He is an American citizen, but has lived in 7 countries, including India and South Africa.
He is on leave as Director and Professor at the Center for Environmental Systems Research at the University of Kassel, Germany, where he has led the development and application of global environmental models since 1996. Between 1992 and 1998 he led the global climate change modeling team at the National Institute of Environment and Public Health in The Netherlands and provided scientific support for the Kyoto Climate Treaty negotiations. Between 1982 and 1992 he helped pioneer the field of integrated modeling of the environment at the International Institute of Applied Systems Analysis (IIASA) in Austria. He has played a leading role in the development of RAINS, IMAGE 2, GLASS and other integrated models.
One of his main interests has been the use of models and scenarios in global integrated assessments and he has argued strongly for the development of scientific models that have clear policy relevance. He is has been a leading co-author of the global report of the Millennium Ecosystem Assessment and UNEP`s report on the global environment, A Global Environmental Outlook.
He is "Coordinating Lead Author" of the most recent report by the Intergovernmental Panel on Climate Change (IPCC) on climate change impacts. He was responsible for coordinating the chapter on the impacts of climate change on Europe. Alcamo has worked for 15 years with the IPCC and has been a lead author of many of its reports, including co-authoring the year 2000 report in which the IPCC presented scenarios of future greenhouse gas emissions. These scenarios have been a main basis for calculating future climate change. The IPCC was the co-winner of the 2007 Nobel Peace Prize. He has also published many scientific articles about new research on climate change impacts on land use, agriculture and water resources.

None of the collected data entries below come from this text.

int msm_sort_stage(const PolyPtrs &inl, const fe_t *const *polys_dev, uint32_t M, uint64_t n, const MsmShape &sh, const MsmPlan &P, uint32_t *offsets, uint32_t *sorted,
                   hipStream_t s, bool g2 = false) {
  const bool shared = sh.shared;
  const uint64_t emax = sh.emax;
  const uint32_t nbuckets = (uint32_t)sh.nbuckets;
  SortPlan S; S.n = P.n; S.windows = M * P.windows; S.wpp = P.windows; S.nb = P.nb;
  S.fb = sh.fb; S.cb_bits = sh.cb_bits;
  S.shared = shared ? 1 : 0; S.nshift = log2_ceil(n);
  S.regions = sh.regions;
  S.t1 = g.sort_t1;
  if (g.sort_split == 1 && S.t1 == 16384 && (1u << S.cb_bits) <= 1024 && emax >= (1ull << 24)) S.t1 = 24576;
  S.t2 = g.sort_t2 ? g.sort_t2 : (emax >= (1ull << 27) && S.fb <= 11 ? 16384 : 8192);
  const uint32_t tiles1 = ceil_div(n, S.t1), l2_tiles_max = ceil_div(emax, S.t2) + S.regions + 8;
  const uint32_t vwindows = M * P.windows;

  uint32_t *enc, *hist, *cursor, *scan_sums, *coarse_hist, *coarse_off, *coarse_cursor, *tile_start;
  CHK(ws_get("msm.digits", emax * 4, (void **)&enc));
  uint32_t *pairs_lo = nullptr; uint16_t *pairs_hi = nullptr;
  CHK(ws_get("msm.pairs_lo", emax * 4 + 64, (void **)&pairs_lo)); CHK(ws_get("msm.pairs_hi", emax * 2 + 64, (void **)&pairs_hi));
  CHK(ws_get("msm.hist", ((size_t)nbuckets + 1) * 4, (void **)&hist));
  CHK(ws_get("msm.cursor", ((size_t)nbuckets + 1) * 4, (void **)&cursor));
  CHK(ws_get("msm.coarse_hist", ((size_t)S.regions + 1) * 4, (void **)&coarse_hist));
  CHK(ws_get("msm.coarse_off", ((size_t)S.regions + 1) * 4, (void **)&coarse_off));
  CHK(ws_get("msm.coarse_cursor", ((size_t)S.regions + 1) * 4, (void **)&coarse_cursor));
  CHK(ws_get("msm.tile_start", ((size_t)S.regions + 1) * 4, (void **)&tile_start));
  const uint32_t scan_n = nbuckets + 1, scan_blocks = ceil_div(scan_n, SCAN_BLOCK * SCAN_ITEMS);
  const uint32_t cscan_n = S.regions + 1, cscan_blocks = ceil_div(cscan_n, SCAN_BLOCK * SCAN_ITEMS);
  CHK(ws_get("msm.scan_sums", (size_t)(scan_blocks + cscan_blocks) * 4, (void **)&scan_sums));
  const int grid_stream = g.prop.multiProcessorCount * 8;
  {
    Scope sc(g2 ? "msm_g2_digits" : "msm_digits", s);
    HIPCHK(hipMemsetAsync(coarse_hist, 0, ((size_t)S.regions + 1) * 4, s));
    const dim3 dgrid(grid_stream / M > 0 ? grid_stream / M : 1, M);
    if (g2) hipLaunchKernelGGL(k_msm_digits<false>, dgrid, dim3(256), (size_t)S.regions * 4, s, inl, polys_dev, enc, P, coarse_hist, S.fb, S.cb_bits, S.shared);
    else hipLaunchKernelGGL(k_msm_digits<true>, dgrid, dim3(256), (size_t)S.regions * 4, s, inl, polys_dev, enc, P, coarse_hist, S.fb, S.cb_bits, S.shared);
  }
  {
    Scope sc(g2 ? "msm_g2_sort" : "msm_sort", s);
    HIPCHK(hipMemsetAsync(hist, 0, ((size_t)nbuckets + 1) * 4, s));
    hipLaunchKernelGGL(k_scan_partial, dim3(cscan_blocks), dim3(SCAN_BLOCK), 0, s, coarse_hist, scan_sums + scan_blocks, cscan_n);
    hipLaunchKernelGGL(k_scan_block_sums, dim3(1), dim3(SCAN_BLOCK), 0, s, scan_sums + scan_blocks, cscan_blocks);
    hipLaunchKernelGGL(k_scan_final, dim3(cscan_blocks), dim3(SCAN_BLOCK), 0, s, coarse_hist, scan_sums + scan_blocks, coarse_off, coarse_cursor, cscan_n);
    {
      Scope s1(g2 ? "g2_sort_l1" : "sort_l1", s);
      const uint32_t CBp = ((1u << S.cb_bits) + 1) & ~1u;
      const size_t lds1 = (size_t)(3 * CBp + 32 + SORT_SPLIT_TMAX) * 4 + (size_t)S.t1 * 6;
      if (S.t1 == 24576) hipLaunchKernelGGL(k_sort_l1_scatter_split<24>, dim3(tiles1 * vwindows), dim3(1024), lds1, s, enc, coarse_cursor, pairs_lo, pairs_hi, S);
      else if (S.t1 == 16384) hipLaunchKernelGGL(k_sort_l1_scatter_split<16>, dim3(tiles1 * vwindows), dim3(1024), lds1, s, enc, coarse_cursor, pairs_lo, pairs_hi, S);
      else hipLaunchKernelGGL(k_sort_l1_scatter_split<8>, dim3(tiles1 * vwindows), dim3(1024), lds1, s, enc, coarse_cursor, pairs_lo, pairs_hi, S);
    }
    hipLaunchKernelGGL(k_sort_tile_prefix, dim3(1), dim3(SCAN_BLOCK), 0, s, coarse_off, tile_start, S);
    { Scope s2(g2 ? "g2_sort_hist" : "sort_hist", s);
    hipLaunchKernelGGL(k_sort_l2_hist_split, dim3(l2_tiles_max), dim3(256), 0, s, (const uint16_t *)pairs_hi, coarse_off, tile_start, hist, S); }
    hipLaunchKernelGGL(k_scan_partial, dim3(scan_blocks), dim3(SCAN_BLOCK), 0, s, hist, scan_sums, scan_n);
    hipLaunchKernelGGL(k_scan_block_sums, dim3(1), dim3(SCAN_BLOCK), 0, s, scan_sums, scan_blocks);
    hipLaunchKernelGGL(k_scan_final, dim3(scan_blocks), dim3(SCAN_BLOCK), 0, s, hist, scan_sums, offsets, cursor, scan_n);
    {
      Scope s3(g2 ? "g2_sort_l2" : "sort_l2", s);
      const size_t lds2 = (size_t)(3 * (1u << S.fb) + 32) * 4 + (size_t)S.t2 * 6;
      if (S.t2 == 8192) hipLaunchKernelGGL(k_sort_l2_scatter_split<8>, dim3(l2_tiles_max), dim3(1024), lds2, s, (const uint32_t *)pairs_lo, (const uint16_t *)pairs_hi, coarse_off, tile_start, cursor, sorted, S);
      else hipLaunchKernelGGL(k_sort_l2_scatter_split<16>, dim3(l2_tiles_max), dim3(1024), lds2, s, (const uint32_t *)pairs_lo, (const uint16_t *)pairs_hi, coarse_off, tile_start, cursor, sorted, S);
    }
  }
  return MI355_OK;
}

struct MsmStreams { hipStream_t a, b, c; };

int msm_enqueue(const g1_affine_t *bases, const PolyPtrs &inl, const fe_t *const *polys_dev, uint32_t M, uint64_t n, g1_jac_t *out_dev, const PreTable *pre, MsmSlot &slot,
                const MsmStreams &st, bool normalise, const MsmShape *forced = nullptr, uint32_t set_index = 0, uint32_t set_count = 1, bool skip_tail = false) {
  const bool piped = st.a != st.b;
  const Roles ws{G1Ops::ROLE, slot.id ? "#" + std::to_string(slot.id) : std::string()};
  MsmShape sh; CHK(msm_shape(n, M, pre, sh, forced));
  const bool shared = sh.shared;
  if (shared) bases = pre->table;
  const uint64_t emax = sh.emax;
  const AccPlan ap = msm_acc_plan(emax);
  const MsmPlan P = msm_plan(sh, n, M, ap.seg);
  const bool segfix = g.fixup_mode == 1 || (g.fixup_mode == 2 && (uint32_t)sh.nbuckets >= (1u << 19) && (uint64_t)P.seg * sh.nbuckets >= emax);
  const uint32_t seg_arg = msm_seg_arg(P.seg, segfix ? g.seg_fill_segfix : g.seg_fill);
  const uint32_t nbuckets = (uint32_t)sh.nbuckets;
  const uint32_t acc_blocks = ap.blocks, tn = ap.tn;
  uint32_t *offsets, *sorted;
  g1_xyzz29_t *buckets, *part; int32_t *part_id;
  CHK(ws.get("offsets", ((size_t)nbuckets + 1) * 4, offsets));
  CHK(ws.get("sorted", emax * 4, sorted));
  CHK(ws.get("buckets", (size_t)nbuckets * set_count * sizeof(g1_xyzz29_t), buckets));
  buckets += (size_t)nbuckets * set_index;
  CHK(ws.get("part", (size_t)tn * 2 * sizeof(g1_xyzz29_t), part));
  CHK(ws.get("part_id", (size_t)tn * 2 * 4, part_id));
  const uint32_t big_cap = tn / g.fixup_serial_max + 2;
  uint32_t *big_list; CHK(ws.get("big_list", ((size_t)big_cap * 3 + 1) * 4, big_list));
  uint32_t *big_count = big_list + (size_t)big_cap * 3;
  const uint32_t huge_cap = tn / FIXUP_HUGE_MIN + 2;
  uint32_t *huge_list, *huge_count; g1_xyzz29_t *huge_part;
  CHK(ws.get("huge_list", ((size_t)huge_cap * 3 + 1) * 4, huge_list)); huge_count = huge_list + (size_t)huge_cap * 3;
  CHK(ws.get("huge_part", (size_t)huge_cap * FIXUP_SLICES * sizeof(g1_xyzz29_t), huge_part));

  {
    hipStream_t s = st.a;
    if (piped && slot.used) { HIPCHK(hipStreamWaitEvent(s, slot.acc_done, 0)); HIPCHK(hipStreamWaitEvent(s, slot.red_done, 0)); }
    CHK(msm_sort_stage(inl, polys_dev, M, n, sh, P, offsets, sorted, s));
    if (piped) { HIPCHK(hipEventRecord(slot.sorted, s)); HIPCHK(hipStreamWaitEvent(st.b, slot.sorted, 0)); }
  }
  {
    hipStream_t s = st.b;
    if (piped && slot.used) HIPCHK(hipStreamWaitEvent(s, slot.red_done, 0));
    {
      Scope sc("msm_accumulate", s);
      HIPCHK(hipMemsetAsync(buckets, 0, (size_t)nbuckets * sizeof(g1_xyzz29_t), s));
      hipLaunchKernelGGL(k_msm_accumulate, dim3(acc_blocks), dim3(256), 0, s, bases, sorted, offsets, nbuckets, buckets, part, part_id, seg_arg, log2_ceil(n), shared ? pre->row_stride : (uint64_t)0);
    }
    if (piped) { HIPCHK(hipEventRecord(slot.acc_done, s)); HIPCHK(hipStreamWaitEvent(st.c, slot.acc_done, 0)); }
  }
  {
    hipStream_t s = st.c;
    Scope sc("msm_reduce", s);
    HIPCHK(hipMemsetAsync(big_count, 0, 4, s));
    HIPCHK(hipMemsetAsync(huge_count, 0, 4, s));
    if (segfix) CHK(msm_segfix_levels<G1Ops>(part_id, part, tn, buckets, s, ws));
    else {
      auto fixup = [&](auto kernel, uint64_t threads) {
        hipLaunchKernelGGL(kernel, dim3(ceil_div(threads, 256)), dim3(256), 0, s, offsets, nbuckets, buckets, part, part_id, seg_arg, tn, big_list, big_count, big_cap, huge_list, huge_count, huge_cap, g.fixup_serial_max, g.fixup_huge_min);
      };
      if ((uint64_t)nbuckets * 4 <= g.tail_coop_max && (g.tail_coop_mask & 1u)) fixup(k_msm_fixup<4, 4>, (uint64_t)nbuckets * 16);
      else if (nbuckets <= (1u << g.fixup_lanes_max_log)) fixup(k_msm_fixup<4, 1>, (uint64_t)nbuckets * 4);
      else fixup(k_msm_fixup<1, 1>, nbuckets);
      hipLaunchKernelGGL(k_msm_fixup_big, dim3(big_cap), dim3(256), 0, s, buckets, part, part_id, big_list, big_count);
      hipLaunchKernelGGL(k_msm_fixup_huge, dim3(huge_cap * FIXUP_SLICES), dim3(256), 0, s, part, part_id, huge_list, huge_count, huge_part, huge_cap);
      hipLaunchKernelGGL(k_msm_fixup_huge_fold, dim3(huge_cap), dim3(64), 0, s, buckets, huge_list, huge_count, (const g1_xyzz29_t *)huge_part);
    }
    if (!skip_tail) CHK(msm_reduce_tail<G1Ops>(sh, M, buckets, out_dev, normalise, s, ws));
  }
  if (piped) HIPCHK(hipEventRecord(slot.red_done, st.c));
  slot.used = true;
  HIPCHK(hipGetLastError());
  g.last_c = (int)P.c; g.last_w = (int)P.windows; g.last_entries += emax; g.last_shared = shared;
  return MI355_OK;
}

He has published five books on global environmental themes, including the 1998 book Global Change Scenarios of the 21st Century (Pergamon Press). A fifth book, "Environmental Fu-tures," has just been published by Elsevier and is the first book-length description of the meth-odology of environmental scenario analysis. One of his research aims is to develop a scientific approach to scenario analysis.
He is co-founder and one of two chairpersons of the Global Water System Project, set up by four international global change research institutions, to stimulate the new field of global water research. He has argued strongly for a global viewpoint of water as a scientific and policy issue. Beginning in the late 1990s his team in Kassel developed one of the first global water resource models, WaterGAP, which has since been used in the UN World Water Assessment Program, the Millennium Ecosystem Assessment, the scenario exercise of the World Water Commission, and many other global assessments and studies of the world water situation.
For his contributions to the development of global modeling, and for his applications of global models to policymaking, Alcamo was co-winner of the 1998 Max Planck Research Prize, an international prize jointly awarded by the Max Planck Society and Humboldt Foundation of Germany. He was the first environmental scientist to win the award.
He has a Ph.D. from the University of California, Davis.